STEARNS BANK, N.A. v. DOZETOS, et al.

No. A14A0106.

Decided: July 10, 2014

Avery Singleton Jackson, Robert B. Wooldridge, William Emery Underwood, for Stearns Bank, N.A. James Paul Blum Jr., Leonard L. Franco, for Dozetos, et al.

This case arises from a 2008 action to quiet title as to approximately 14 acres of land known as 2441 Branch Road, Monroe County, Georgia, filed by Keith and Lori Dozetos. Specifically named in the action were, inter alia, Keith's mother, Bea Nickelson; Earl C. Mitchell, Jr., d/b/a BBS Construction Company; and E–Bank, the predecessor in interest to the current appellant, Stearns Bank, N.A. (“the Bank”). In addition to the petition to quiet title, the Dozetoses alleged fraud, breach of contract, and unjust enrichment against Nickelson.1

In response to the Dozetoses' action, Nickelson filed an answer, cross-claims, and counter-claims against the Dozetoses and E–Bank, alleging that she held legal title to the property. E–Bank filed an answer, and after E–Bank was taken into receivership by the Federal Deposit Insurance Corporation and its assets assigned to the Bank, the Bank asserted various counter-claims and cross-claims against Nickelson and the Dozetoses based on its purported security interest in the property for the payment of construction funds totaling $144,000 provided by the Bank to Mitchell to build a home on the property for the Dozetoses. The Bank appeals the trial court's sua sponte grant of summary judgment in favor of Nickelson, which awarded her title to the property and cancelled all encumbrances on the property.2 For the reasons that follow, we reverse and remand for further proceedings.

“On appeal from the denial or grant of summary judgment the appellate court is to conduct a de novo review of the evidence to determine whether there exists a genuine issue of material fact, and whether the undisputed facts, viewed in the light most favorable to the nonmoving party, warrant judgment as a matter of law.”3

The record reveals that in 1998, Keith Dozetos bought the approximately 14–acre property, but in February 2002, he used the property as collateral to borrow at least $8,000 from his mother, Nickelson.4 Pursuant to their verbal agreement, Dozetos issued a quitclaim deed to Nickelson, but the deed did not memorialize the full agreement and appeared on its face to be a conveyance of absolute title. Nickelson admitted that the quitclaim deed issued to her on the property was meant to constitute a security interest for repayment of the loan. Keith contended that within one and a half years of the February 2002 conveyance he repaid the $8,000, which he maintained was the only loan secured by the deed, but Nickelson refused to deed the property back to him as she had agreed to do. Nickelson, on the other hand, contends that several other amounts totaling $38,000 were also included in the agreement, and the loan was never fully repaid. She also admitted that the Dozetoses maintained a trailer on the property from as early as 2002 and that many of the sums she advanced the Dozetoses were intended for them to develop the property for building their home.
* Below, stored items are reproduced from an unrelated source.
@@ -174,6 +173,7 @@
   const int kv = h / p.hm.group;
   const int hq = p.hm.q(h), hk = p.hm.k(kv), hv = p.hm.v(kv);
   prologue<1, NP>(m, {&map_qkv, hq}, {&map_qkv, hq}, rowbase + q0, {&map_qkv, hk}, {&map_qkv, hv}, rowbase, nkb);
+  mbar_wait(m.res_bar, 0);
   const uint32_t sq = smem_u32(m.res[0]);
   float o[NP][32], mrow[2] = {kNegInf, kNegInf}, lrow[2] = {0.f, 0.f};
 #pragma unroll
@@ -260,26 +260,57 @@
   }
 }
 
-__global__ void __launch_bounds__(256) attn_delta_kernel(const bf16* __restrict__ o, long long ld_o, const bf16* __restrict__ dout,
-                                                         long long ld_do, float* __restrict__ delta, int B, int T, int nh, int hd) {
+constexpr int kDeltaWarps = 4;
+constexpr int kDeltaChunks = 8;
+__global__ void __launch_bounds__(kDeltaWarps * 32) attn_delta_kernel(const bf16* __restrict__ o, long long ld_o, const bf16* __restrict__ dout,
+                                                                       long long ld_do, float* __restrict__ delta, int B, int T, int nh, int hd) {
+  __shared__ uint4 stage[kDeltaWarps][2][32][kDeltaChunks];
   pdl_wait();
   pdl_launch_dependents();
   const long long total = (long long)B * T * nh;
-  for (long long i = blockIdx.x * (long long)blockDim.x + threadIdx.x; i < total; i += (long long)gridDim.x * blockDim.x) {
-    const int h = int(i % nh);
-    const long long row = i / nh;
-    const bf16* a = o + row * ld_o + h * hd;
-    const bf16* g = dout + row * ld_do + h * hd;
+  const int lane = threadIdx.x & 31, w = threadIdx.x >> 5;
+  const int cpr = hd / 8;
+  for (long long s0 = ((long long)blockIdx.x * kDeltaWarps + w) * 32; s0 < total; s0 += (long long)gridDim.x * kDeltaWarps * 32) {
+    const long long row0 = s0 / nh;
+    const int h0 = int(s0 - row0 * nh);
     float acc = 0.f;
-    for (int q = 0; q < hd; q += 8) {
-      float x[8], y[8];
-      unpack8(*reinterpret_cast<const uint4*>(a + q), x);
-      unpack8(*reinterpret_cast<const uint4*>(g + q), y);
-#pragma unroll
-      for (int j = 0; j < 8; ++j) acc += x[j] * y[j];
-    }
-    const long long bb = row / T, t = row % T;
-    delta[(bb * nh + h) * T + t] = acc;
+    for (int c0 = 0; c0 < cpr; c0 += kDeltaChunks) {
+      const int nc = min(kDeltaChunks, cpr - c0);
+      uint4 xr[kDeltaChunks], yr[kDeltaChunks];
+#pragma unroll
+      for (int r = 0; r < kDeltaChunks; ++r) {
+        const int k = lane + 32 * r, ls = k / nc, c = k - ls * nc;
+        if (r < nc && s0 + ls < total) {
+          const int hh = h0 + ls;
+          const long long row = row0 + hh / nh;
+          const int col = (hh % nh) * hd + 8 * (c0 + c);
+          xr[r] = *reinterpret_cast<const uint4*>(o + row * ld_o + col);
+          yr[r] = *reinterpret_cast<const uint4*>(dout + row * ld_do + col);
+        }
+      }
+#pragma unroll
+      for (int r = 0; r < kDeltaChunks; ++r) {
+        const int k = lane + 32 * r, ls = k / nc, c = k - ls * nc;
+        if (r < nc && s0 + ls < total) {
+          stage[w][0][ls][c ^ (ls & 7)] = xr[r];
+          stage[w][1][ls][c ^ (ls & 7)] = yr[r];
+        }
+      }
+      __syncwarp();
+      for (int c = 0; c < nc; ++c) {
+        float x[8], y[8];
+        unpack8(stage[w][0][lane][c ^ (lane & 7)], x);
+        unpack8(stage[w][1][lane][c ^ (lane & 7)], y);
+#pragma unroll
+        for (int j = 0; j < 8; ++j) acc += x[j] * y[j];
+      }
+      __syncwarp();
+    }
+    if (s0 + lane < total) {
+      const int hh = h0 + lane;
+      const long long row = row0 + hh / nh, bb = row / T, t = row % T;
+      delta[(bb * nh + hh % nh) * T + t] = acc;
+    }
   }
 }
 
@@ -335,6 +366,7 @@
     lse[hr] = p.lse[bh * p.T + q];
     dlt[hr] = p.delta[bh * p.T + q];
   }
+  mbar_wait(m.res_bar, 0);
   float dq[NO][32];
 #pragma unroll
   for (int j = 0; j < NO; ++j) zero32(dq[j]);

Because Nickelson refused to re-deed the property to him, Keith forged a quitclaim deed purportedly from Nickelson to his wife, Lori, in 2006.5 In early February 2007, Lori contracted with Carter Mitchell for construction of a home on the property whereby Lori transferred the property to Mitchell via a quitclaim deed, which title Mitchell used to secure a construction loan to build the home. In early March 2007, Mitchell obtained a $100,000 construction loan from E-bank for which Mitchell executed a deed to secure debt against the property. Construction on the home began, and later that year, in June 2007, the loan was modified to $125,000; it was modified again in August 2007 to $140,000.

Nickelson learned of the forged quitclaim deed in June 2007—approximately two months after the document was recorded and two months before completion of the house.6 In February 2008, the Dozetoses filed the instant quia timet action. The trial court determined that because Keith had forged the quitclaim deed, Nickelson was the title holder of the property and Stearns' lien could not be asserted against the property because Lori, and thus Mitchell, had no interest in the property to encumber the property as security for the loan.

Stearns contends that the trial court erred by granting summary judgment to Nickelson based on its finding that the quitclaim deed from Nickelson to Lori was a forgery.

As an initial matter, it is undisputed that the quitclaim deed purporting to transfer title of the property from Nickelson to Lori is a forgery. And “a forged deed [will] not operate to convey a good title to the grantee therein or persons holding under him; nor would the good faith of a subsequent holder suffice to make such conveyance a good transfer of title.”7 Nevertheless, Stearns argues that questions of material fact remain as to whether, prior to the forgery, Nickelson had an interest in the property because it is undisputed that Keith provided the deed to her in security of a loan. Stearns supports its argument with this proposition of law:

A deed or bill of sale, absolute on its face and accompanied with possession of the property, shall not be proved, at the instance of the parties, by parol evidence to be a mortgage only, unless fraud in its procurement shall be the issue to be tried. The converse is equally true, that a deed absolute on its face not accompanied with possession of the property may be proved by parol evidence to be a mortgage only.8

Generally speaking, the intent of the parties must be determined from the deed's text alone, and extrinsic evidence will be admitted to interpret the deed only where the deed's text is so ambiguous that its meaning cannot be determined through application of the ordinary rules of textual construction. Absent such ambiguity, there is no question of fact to be resolved by the factfinder․ [If] the language of a written instrument is clear and unambiguous, the courts must enforce it as written rather than giving effect to the subjective and unexpressed intentions and understandings of one party.”9

That said, in this case, we have a grantor of a facially absolute quitclaim deed who remained in possession of the property. Nickelson did not dispute that this quitclaim deed was given to secure a debt on the property.10 Nor did she dispute the contention that the Dozetoses were in physical possession of the property after Keith conveyed the property to her.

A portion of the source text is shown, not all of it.